# Movitrac B Sollwerte



## Michael Scholz69 (18 Dezember 2021)

Hallo, 
ich hätte eine Frage bezüglich dem Movitrsc Umrichter. Die maximale Geschw. beträgt 1500 U/min, die Mindestdrehzahl beträgt 700 U/min. Für die Sollwerte habe ich einen analogen Eingang mit Strom von 4-20mA. Ich möchte den Umrichter gerne so parametrieren, dass wenn er 6mA bekommt, dass er automatisch gleich auf 700 U/min umschaltet. Meine Frage jetzt ist, kann man den Umrichter so parametrieren, sodass die Anlage stehen bleibt sobald der Umrichter nur 5,9mA bekommt? Ich habe bereits den Parameter 720 probiert aber leider ohne Erfolg, da der maximale Wert von dem Parameter bei 500 liegt.


----------



## dekuika (18 Dezember 2021)

Ich wüsste jetzt nicht ob das geht. Movitrac nehme ich nicht so oft aber warum gibst Du Deinem Umrichter nicht erst bei 700 U/Min die Freigabe? Bzw. wo kommen die 6 mA her?


----------



## zako (18 Dezember 2021)

Bei einem sinamics G120 würde ich das über freie Bausteine machen. Hat Dein Antrieb womöglich auch irgendwelche Logikglieder die man da nehmen könnte - zumindest irgendwas was man als Vergleicher nehmen kann und dann z.B. in einen anderen Datensatz umschalten kann?


----------



## maxder2te (18 Dezember 2021)

Rein über Parameter geht das ziemlich sicher nicht. Ich hab noch irgendwas von einer Sollwert-Halt-Funktion im Kopf, bin aber nicht sicher ob dir das hilft.

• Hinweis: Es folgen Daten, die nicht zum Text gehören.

template <int BF, int BFP, int W, int PT, int ROUNDS, bool PREF = true>
__device__ __forceinline__ void s1_block(char* X, int xrow, char* T1, char* T2, int trow, const FusedBlockW& bw, const u32x4_t* w1n, int nroi,
                                         int p0, int tile0, int tstride, u32x4 (&f1)[ROUNDS][BFP / 32 + ((BFP % 32) ? 1 : 0)], int tid, float* DW, const float* BI) {
  constexpr int TT = BFP / 16, S = BFP / 32 + ((BFP % 32) ? 1 : 0);
  const int lane = tid & 63;
  const int g = lane >> 4, col = lane & 15;
  constexpr int NDW4 = 10 * BFP / 4, DWPT = (NDW4 + CN_THREADS - 1) / CN_THREADS;
  floatx4 dwreg[DWPT];
#pragma unroll
  for (int k = 0; k < DWPT; ++k) {
    int idx = tid + k * CN_THREADS;
    idx = idx < NDW4 ? idx : NDW4 - 1;
    dwreg[k] = idx < 9 * BFP / 4 ? *reinterpret_cast<const floatx4*>(bw.dw + 4 * idx) : *reinterpret_cast<const floatx4*>(bw.dwb + 4 * (idx - 9 * BFP / 4));
  }
  u32x4 f2[ROUNDS][S];
  floatx4 acc[ROUNDS][PT];
  int tc[ROUNDS];
  bool live[ROUNDS];
#pragma unroll
  for (int r = 0; r < ROUNDS; ++r) {
    const int t = tile0 + r * tstride;
    live[r] = t < TT;
    tc[r] = live[r] ? t : TT - 1;
  }
  if (PREF) {
#pragma unroll
    for (int r = 0; r < ROUNDS; ++r) wload<S>(f2[r], bw.w2, tc[r], S, lane);
  } else {
#pragma unroll
    for (int r = 0; r < ROUNDS; ++r) wload<S>(f1[r], bw.w1, tc[r], S, lane);
  }
#pragma unroll
  for (int r = 0; r < ROUNDS; ++r) {
    zero_acc<PT>(acc[r]);
    gemm_acc<S, PT>(f1[r], S, 0, X + BFP * 2, xrow, BFP, p0, lane, acc[r]);
    if (live[r]) store_relu<PT>(T1, trow, p0, tc[r], BI, acc[r], lane);
  }
  asm volatile("" ::: "memory");
  if (PREF) {
    if (w1n) {
#pragma unroll
      for (int r = 0; r < ROUNDS; ++r) wload<S>(f1[r], w1n, tc[r], S, lane);
    }
  } else {
#pragma unroll
    for (int r = 0; r < ROUNDS; ++r) wload<S>(f2[r], bw.w2, tc[r], S, lane);
  }
#pragma unroll
  for (int k = 0; k < DWPT; ++k) {
    const int idx = tid + k * CN_THREADS;
    if (idx < NDW4) *reinterpret_cast<floatx4*>(DW + 4 * idx) = dwreg[k];
  }
  __syncthreads();
  dwconv<BFP, W, W, 1>(T1, trow, T2, trow, DW, DW + 9 * BFP, nroi, tid);
  __syncthreads();
  half4 x1v[ROUNDS][PT];
#pragma unroll
  for (int r = 0; r < ROUNDS; ++r) {
    zero_acc<PT>(acc[r]);
    gemm_acc<S, PT>(f2[r], S, 0, T2, trow, BFP, p0, lane, acc[r]);
#pragma unroll
    for (int p = 0; p < PT; ++p) x1v[r][p] = *reinterpret_cast<const half4*>(X + (p0 + p * 16 + col) * xrow + (tc[r] * 16 + 4 * g) * 2);
  }
  __syncthreads();
#pragma unroll
  for (int r = 0; r < ROUNDS; ++r) {
    if (live[r]) {
      const int ch0 = tc[r] * 16 + 4 * g;
      const floatx4 bias = *reinterpret_cast<const floatx4*>(BI + BFP + ch0);
#pragma unroll
      for (int p = 0; p < PT; ++p) {
#pragma unroll
        for (int i = 0; i < 4; ++i) {
          const int c = ch0 + i;
          if (c < BF) {
            half2v pr;
            pr[0] = x1v[r][p][i];
            pr[1] = (half_t)fmaxf(acc[r][p][i] + bias[i], 0.f);
            *reinterpret_cast<half2v*>(X + (p0 + p * 16 + col) * xrow + shuffle_phys(2 * c, BF, BFP) * 2) = pr;
          }
        }
      }
    }
  }
  __syncthreads();
}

Wenn du IPOS am Umrichter freischaltest, sollte sich Ganze aber mit einem kleinen IPOS-Programm lösen lassen.

Hast du keine Möglichkeit das mit der Logik der übergeordneten Steuerung zu realisieren?


----------



## Tigerente1974 (27 Dezember 2021)

Geht das nicht über Parameter 119?


----------



## maxder2te (27 Dezember 2021)

Tigerente1974 schrieb:


> Geht das nicht über Parameter 119?


Nein, ein Abschalten unterhalb eines bestimmten Sollwertes ist damit nicht möglich


----------



## maxder2te (27 Dezember 2021)

So, ich habe mich jetzt nochmal in das Thema eingelesen. 
P720-722 "Sollwert-Halt-Funktion" wäre genau für diese Funktion vorgesehen, der Halt-Sollwert last sich allerdings nur bis 500 U/min rauf stellen - das hat der TE ja schon selbst festgestellt. 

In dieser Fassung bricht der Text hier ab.